Records from a data collection:
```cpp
template <int WIDE, int LENS = 0>
#ifndef YGM_LN_OCC
#define YGM_LN_OCC 4
#endif
__global__ __launch_bounds__(WAVE, WIDE ? 3 : YGM_LN_OCC) void k_merge_lean(const uint8_t* __restrict__ arena, const uint64_t* __restrict__ upd_off,
                                                     const uint32_t* __restrict__ doc_upd, uint32_t n_docs, uint32_t flags,
                                                     uint8_t* __restrict__ out, uint64_t* __restrict__ out_off,
                                                     uint64_t* __restrict__ out_len, int32_t* __restrict__ status, DocMeta* meta,
                                                     DocMeta* __restrict__ meta_next, uint32_t* __restrict__ defer_list, uint64_t out_cap,
                                                     const uint32_t* __restrict__ list, uint32_t n_list,
                                                     const uint64_t* __restrict__ doc_off, const uint16_t* __restrict__ upd_len) {
  typedef LnCfg<WIDE> C;
  __shared__ LeanLdsT<WIDE> LS;
  if (meta_next && blockIdx.x == 0) {
    static_assert(sizeof(DocMeta) % 16 == 0, "DocMeta is zeroed in 16-byte pieces");
    const u32x4 z = {0u, 0u, 0u, 0u};
    for (uint32_t i = threadIdx.x; i < sizeof(DocMeta) / 16; i += WAVE) ((u32x4*)meta_next)[i] = z;
  }
  LB8* lin = (LB8*)LS.in;
  LB8* lout = (LB8*)LS.out;
  const uint32_t l = threadIdx.x;
  const uint32_t G = gridDim.x;
  const bool force_seq = (flags & 2u) != 0;
  const uint32_t n_it = WIDE ? n_list : n_docs;
  auto list_at = [&](uint32_t j) -> uint32_t {
    const uint64_t i = (uint64_t)blockIdx.x + (uint64_t)j * G;
    return i < n_it ? (list ? list[i] : (uint32_t)i) : n_docs;
  };
  uint32_t lst0 = 0, lst1 = 0;
  if (WIDE) { lst0 = list_at(l); lst1 = list_at(WAVE + l); }
  uint32_t it = 0;
  auto docof = [&](uint32_t j) -> uint32_t {
    return (uint32_t)__builtin_amdgcn_readfirstlane((int)rdlane((j >> 6) != (it >> 6) ? lst1 : lst0, j & 63u));
  };
#define LN_AHEAD(k) (WIDE ? docof(it + (k)) : d + (k) * G)
  uint32_t d = WIDE ? (n_it > blockIdx.x ? docof(0) : n_docs) : blockIdx.x;
  (void)n_it;
  uint32_t du = lean_du_load(doc_upd, d, n_docs);
  LeanHdr hn = lean_hdr_of(du, lean_bo_load<LENS>(upd_off, doc_off, du, d, n_docs));
  du = lean_du_load(doc_upd, LN_AHEAD(1), n_docs);
  u32x4 v[(C::IN + 16 * WAVE - 1) / (16 * WAVE)];
  uint32_t rx[LN_ROWS + 1];
#pragma unroll
  for (int q = 0; q <= LN_ROWS; q++) rx[q] = 0;
  bool gn = !force_seq && lean_stageable<WIDE>(hn);
  lean_prefetch<WIDE, LENS>(arena, upd_off, upd_len, hn, gn, v, rx);
  uint64_t payload = 0;
  uint64_t dmask = 0;
  uint32_t dit = 0, dch = d;
  auto flush_defer = [&]() {
    if (!dmask) return;
    uint32_t base = 0;
    if (l == 0) base = atomicAdd(WIDE ? &meta->wide_defer : &meta->lean_defer, (uint32_t)__popcll(dmask));
    base = __shfl(base, 0, WAVE);
    if ((dmask >> l) & 1ull) defer_list[base + lanes_below(dmask)] = WIDE ? lst0 : dch + l * G;
    dmask = 0;
  };
  DIAGSW_T0
  for (; WIDE ? (uint64_t)blockIdx.x + (uint64_t)it * G < n_it : d < n_docs; it++) {
    DIAGL_T0
    if (dit == 64) {
      flush_defer(); dit = 0; dch = d;
      if (WIDE) { lst0 = lst1; lst1 = list_at(it + WAVE + l); }
    }
    const LeanHdr h = hn;
    bool go = gn;
    const uint32_t k = h.k;
    const uint64_t b0 = h.b0, nbytes = h.nbytes;
    const uint64_t slot = merge_slot(b0, d), cap = merge_slot_cap(nbytes);
    const uint32_t shift = (uint32_t)(b0 & 15u);
    uint32_t us[LN_ROWS], un[LN_ROWS];
    DIAGSW_WAIT;
    if (go) {
      const uint32_t nch = (uint32_t)((shift + nbytes + 15) / 16);
#pragma unroll
      for (int j = 0; j < (C::IN + 16 * WAVE - 1) / (16 * WAVE); j++) {
        const uint32_t c = l + WAVE * j;
        if (c < nch) *(LB128*)(lin + 16 * c) = v[j];
      }
      if (LENS) {
        uint32_t tot = 0;
#pragma unroll
        for (int q = 0; q < LN_ROWS; q++) {
          un[q] = ln_owns(l, q, k) ? rx[q] : 0u;
          us[q] = tot;
          tot += un[q];
        }
        const uint32_t inc = dpp_incl_add(tot);
        const uint32_t base = shift + inc - tot;
#pragma unroll
        for (int q = 0; q < LN_ROWS; q++) us[q] += base;
        if (lane63(inc) != (uint32_t)nbytes) go = false;
      } else {
#pragma unroll
        for (int q = 0; q < LN_ROWS; q++) { us[q] = shift + (rx[q] - (uint32_t)b0); un[q] = rx[q + 1] - rx[q]; }
      }
      if (!WIDE) {
        bool lng = false;
#pragma unroll
        for (int q = 0; q < LN_ROWS; q++) lng |= ln_owns(l, q, k) && un[q] > (uint32_t)LN_UMAX;
        if (__ballot(lng)) go = false;
      }
    }
    __builtin_amdgcn_s_waitcnt(0x0F70);
    wave_sync();
    DIAGL(0);
#if defined(YGM_LEAN_STOP) && YGM_LEAN_STOP == 1
    { hn = lean_hdr_of(du, lean_bo_load<LENS>(upd_off, doc_off, du, LN_AHEAD(1), n_docs)); du = lean_du_load(doc_upd, LN_AHEAD(2), n_docs);
      gn = !force_seq && lean_stageable<WIDE>(hn); lean_prefetch<WIDE, LENS>(arena, upd_off, upd_len, hn, gn, v, rx); wave_sync(); dit++; d = LN_AHEAD(1); continue; }
#endif
    const uint64_t bo_next = lean_bo_load<LENS>(upd_off, doc_off, du, LN_AHEAD(1), n_docs);
    const uint32_t du_next = lean_du_load(doc_upd, LN_AHEAD(2), n_docs);
    const bool single = k < 2 && !force_seq;
    bool defer = !go && !single;
    uint32_t size = 0;
    if (single) {
      size = k == 0 ? 2u : (uint32_t)nbytes;
      if (k == 1 && nbytes > 0xFFFFFFFFull) size = 0;
      uint8_t* o = out + slot;
      const bool badlen = upd_len != nullptr && k == 1 && (uint64_t)upd_len[h.u0] != nbytes;
      uint64_t olen = k == 0 ? 2 : nbytes;
      int32_t ost = ST_OK;
      if (badlen) { size = 0; olen = 0; ost = ST_MALFORMED; }
      else if (slot + olen > out_cap) { size = 0; olen = 0; ost = ST_NOMEM; }
      else {
        if (k == 0) { if (l == 0) { o[0] = 0; o[1] = 0; } }
        else for (uint64_t c = lane_opaque(); c * 16 < nbytes; c += WAVE) {
          uint4 x; __builtin_memcpy(&x, arena + b0 + 16 * c, 16);
          *(uint4*)(o + 16 * c) = x;
        }
        payload += olen;
      }
      if (l == 0) { out_off[d] = slot; out_len[d] = olen; status[d] = ost; }
      __builtin_amdgcn_s_waitcnt(0x0F70);
    }
    LRec rec[LN_ROWS];
    bool hs[LN_ROWS], hasd[LN_ROWS];
    bool bad = false;
    bool allfast = false;
#pragma unroll
    for (int q = 0; q < LN_ROWS; q++) { hs[q] = false; hasd[q] = false; }
    if (go && !WIDE && YGM_LN_FASTPARSE) {
      allfast = true;
#pragma unroll
      for (int q = 0; q < LN_ROWS; q++) {
        const bool valid = ln_owns(l, q, k);
        us[q] = valid ? us[q] : shift; un[q] = valid ? un[q] : 0u;
      }
      bool slow[LN_ROWS];
#pragma unroll
      for (int g = 0; g < LN_ROWS; g += YGM_LN_FASTGROUP) {
        LFastIn F[YGM_LN_FASTGROUP];
#pragma unroll
        for (int q = g; q < g + YGM_LN_FASTGROUP; q++) lean_fast_load(lin, us[q], un[q], F[q - g]);
#pragma unroll
        for (int q = g; q < g + YGM_LN_FASTGROUP; q++) {
          const bool valid = ln_owns(l, q, k);
          bool hd;
          const bool fast = q == 0 ? lean_parse_fast<true>(F[q - g], us[q], un[q], valid, rec[q], hd)
                                   : lean_parse_fast<false>(F[q - g], us[q], un[q], valid, rec[q], hd);
          slow[q] = !fast && valid;
          hs[q] = valid && (rec[q].span & 0xFF00u) != 0u;
          hasd[q] = valid && hd;
        }
      }
#pragma unroll
      for (int q = 0; q < LN_ROWS; q++) {
        if (__ballot(slow[q]) == 0) continue;
        allfast = false;
        const bool valid = ln_owns(l, q, k);
        if (valid) { rec[q] = lean_parse<LN_UMAX>(lin, us[q], un[q]); bad |= !rec[q].ok; }
        hs[q] = valid && (rec[q].span & 0xFF00u) != 0u;
        hasd[q] = valid && rec[q].ok && lin[lean_ds_pos(us[q], rec[q].span)] != 0;
      }
    } else if (go) {
#pragma unroll
      for (int q = 0; q < LN_ROWS; q++) {
        const bool valid = ln_owns(l, q, k);
        if (valid) { rec[q] = lean_parse<WIDE ? LNW_UMAX : LN_UMAX>(lin, us[q], un[q]); bad |= !rec[q].ok; }
        else { rec[q].ok = true; rec[q].client = 0; rec[q].clock = 0; rec[q].clen = 0; rec[q].span = 0; }
        hs[q] = valid && (rec[q].span & 0xFF00u) != 0u;
        hasd[q] = valid && rec[q].ok && lin[lean_ds_pos(us[q], rec[q].span)] != 0;
      }
    }
    DIAGL(1);
#ifdef YGM_LEAN_SB
    __builtin_amdgcn_sched_barrier(0);
#endif
    hn = lean_hdr_of(du, bo_next); du = du_next;
    gn = !force_seq && lean_stageable<WIDE>(hn);
    lean_prefetch<WIDE, LENS>(arena, upd_off, upd_len, hn, gn, v, rx);
    defer = defer || __ballot(bad) != 0;
    if (single) { wave_sync(); dit++; d = LN_AHEAD(1); continue; }
#if defined(YGM_LEAN_STOP) && YGM_LEAN_STOP == 2
    if (l == 0) status[d] = (int)bad; wave_sync(); dit++; d = LN_AHEAD(1); continue;
#endif
    if (!defer) {
      uint32_t blk[LN_ROWS];
#pragma unroll
      for (int q = 0; q < LN_ROWS; q++) blk[q] = hs[q] ? 0xFFu : 0xFEu;
      uint32_t ctl = 0, nC = 0;
      uint32_t fcl = 0, fcb[LN_ROWS];
#pragma unroll
      for (int q = 0; q < LN_ROWS; q++) fcb[q] = 0;
      bool sighted = false;
      if (!WIDE && allfast) {
        uint32_t cid[4] = {0u, 0u, 0u, 0u}, fck[4] = {0u, 0u, 0u, 0u};
        bool more = true;
#pragma unroll
        for (int t = 0; t < 4; t++) {
          const bool u0 = blk[0] == 0xFFu, u1 = blk[1] == 0xFFu, u2 = blk[2] == 0xFFu, u3 = blk[3] == 0xFFu;
          const uint64_t m = __builtin_amdgcn_ballot_w64(u0 || u1 || u2 || u3);
          if (m == 0) { more = false; break; }
          const uint32_t fl = (uint32_t)__builtin_ctzll(m);
          const uint32_t cand = rdlane(u0 ? rec[0].client : u1 ? rec[1].client : u2 ? rec[2].client : rec[3].client, fl);
          const uint32_t fc = rdlane(u0 ? rec[0].clock : u1 ? rec[1].clock : u2 ? rec[2].clock : rec[3].clock, fl);
          cid[t] = cand; fck[t] = fc; nC = (uint32_t)t + 1u;
#pragma unroll
          for (int q = 0; q < LN_ROWS; q++) {
            const bool hit = blk[q] == 0xFFu && rec[q].client == cand;
            blk[q] = hit ? 8u * (uint32_t)t : blk[q];
            fcb[q] = hit ? fc : fcb[q];
          }
        }
        if (more) more = __builtin_amdgcn_ballot_w64(blk[0] == 0xFFu || blk[1] == 0xFFu || blk[2] == 0xFFu || blk[3] == 0xFFu) != 0;
        if (more) {
#pragma unroll
          for (int q = 0; q < LN_ROWS; q++) blk[q] = hs[q] ? 0xFFu : 0xFEu;
          nC = 0;
        } else {
          sighted = true;
          uint32_t tab = 0;
#pragma unroll
          for (int t = 3; t >= 0; t--) {
            uint32_t r = 0;
#pragma unroll
            for (int j = 0; j < 4; j++) if (j != t) r = lean_sadd_gt(r, cid[j], cid[t]);
            tab |= r << (8 * t);
            lean_wrlane2(ctl, cid[t], fcl, fck[t], r);
          }
#pragma unroll
          for (int q = 0; q < LN_ROWS; q++) blk[q] = __builtin_amdgcn_ubfe(tab, blk[q], 8u);
        }
      }
      for (int it = 0; !sighted && it <= LN_CMAX; it++) {
        uint32_t mx = 0; bool any = false;
#pragma unroll
        for (int q = 0; q < LN_ROWS; q++) { const bool un_ = blk[q] == 0xFFu; any |= un_; mx = max(mx, un_ ? rec[q].client : 0u); }
        if (__ballot(any) == 0) break;
        if (nC == (uint32_t)LN_CMAX) { defer = true; break; }
        const uint32_t cand = lane63(dpp_incl_max(mx));
#pragma unroll
        for (int q = 0; q < LN_ROWS; q++) if (blk[q] == 0xFFu && rec[q].client == cand) blk[q] = nC;
        ctl = l == nC ? cand : ctl;
        nC++;
      }
      if (!defer) {
        uint32_t cA = 0, cB = 0;
        uint32_t idx[LN_ROWS];
        {
          uint32_t ea[LN_ROWS], ta = 0;
#pragma unroll
          for (int q = 0; q < LN_ROWS; q++) {
            ea[q] = ta;
            ta += (hs[q] && blk[q] < 4u) ? 1u << (8u * (blk[q] & 3u)) : 0u;
          }
          const uint32_t ia = dpp_incl_add(ta);
          cA = lane63(ia);
#pragma unroll
          for (int q = 0; q < LN_ROWS; q++) idx[q] = ia - ta + ea[q];
          if (nC > 4u) {
            uint32_t eb[LN_ROWS], tb = 0;
#pragma unroll
            for (int q = 0; q < LN_ROWS; q++) {
              eb[q] = tb;
              tb += (hs[q] && blk[q] >= 4u) ? 1u << (8u * (blk[q] & 3u)) : 0u;
            }
            const uint32_t ib = dpp_incl_add(tb);
            cB = lane63(ib);
#pragma unroll
            for (int q = 0; q < LN_ROWS; q++) idx[q] = (hs[q] && blk[q] >= 4u) ? ib - tb + eb[q] : idx[q];
          }
#pragma unroll
          for (int q = 0; q < LN_ROWS; q++) idx[q] = (idx[q] >> (8u * (blk[q] & 3u))) & 0xFFu;
        }
        uint32_t osp[LN_ROWS], oex[LN_ROWS];
        uint32_t carry = 0, hcnt = 0, hfc = 0, hpos = 0, hdr_all = 0, HC0 = 0, HC1 = 0, nrec = 0;
        const bool logp = sighted;
        if (logp) {
#pragma unroll
          for (int q = 0; q < LN_ROWS; q++) bad |= hs[q] && rec[q].clock != fcb[q] + idx[q];
          const uint32_t T01 = lean_byte_prefix<0>(hs, blk, rec, osp);
          uint32_t T23 = 0;
          if (nC > 2u) T23 = lean_byte_prefix<1>(hs, blk, rec, osp);
          const uint32_t B0 = T01 & 0xFFFFu, B1 = T01 >> 16, B2 = T23 & 0xFFFFu, B3 = T23 >> 16;
          uint32_t hlen = 0;
          if (l < nC) {
            hcnt = (cA >> (8u * (l & 3u))) & 0xFFu; hfc = fcl;
            hlen = vlen32(hcnt) + vlen32(ctl) + vlen32(hfc);
          }
          const uint32_t h0 = rdlane(hlen, 0), h1 = rdlane(hlen, 1), h2 = rdlane(hlen, 2), h3 = rdlane(hlen, 3);
          const uint32_t O0 = vlen32(nC) + h0, O1 = O0 + h1 + B0, O2 = O1 + h2 + B1, O3 = O2 + h3 + B2;
          const uint32_t O01 = O0 | (O1 << 16), O23 = O2 | (O3 << 16);
          hdr_all = h0 + h1 + h2 + h3;
          carry = B0 + B1 + B2 + B3;
          hpos = lean_field16((l & 2u) ? O23 : O01, l) - hlen;
#pragma unroll
// ... 2252 lines not shown
```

• Work request:
Those lines of the records that contain the string "nbytes" should be identified and copied.

• Task output:
    const uint64_t b0 = h.b0, nbytes = h.nbytes;
    const uint64_t slot = merge_slot(b0, d), cap = merge_slot_cap(nbytes);
      const uint32_t nch = (uint32_t)((shift + nbytes + 15) / 16);
        if (lane63(inc) != (uint32_t)nbytes) go = false;
      size = k == 0 ? 2u : (uint32_t)nbytes;
      if (k == 1 && nbytes > 0xFFFFFFFFull) size = 0;
      const bool badlen = upd_len != nullptr && k == 1 && (uint64_t)upd_len[h.u0] != nbytes;
      uint64_t olen = k == 0 ? 2 : nbytes;
        else for (uint64_t c = lane_opaque(); c * 16 < nbytes; c += WAVE) {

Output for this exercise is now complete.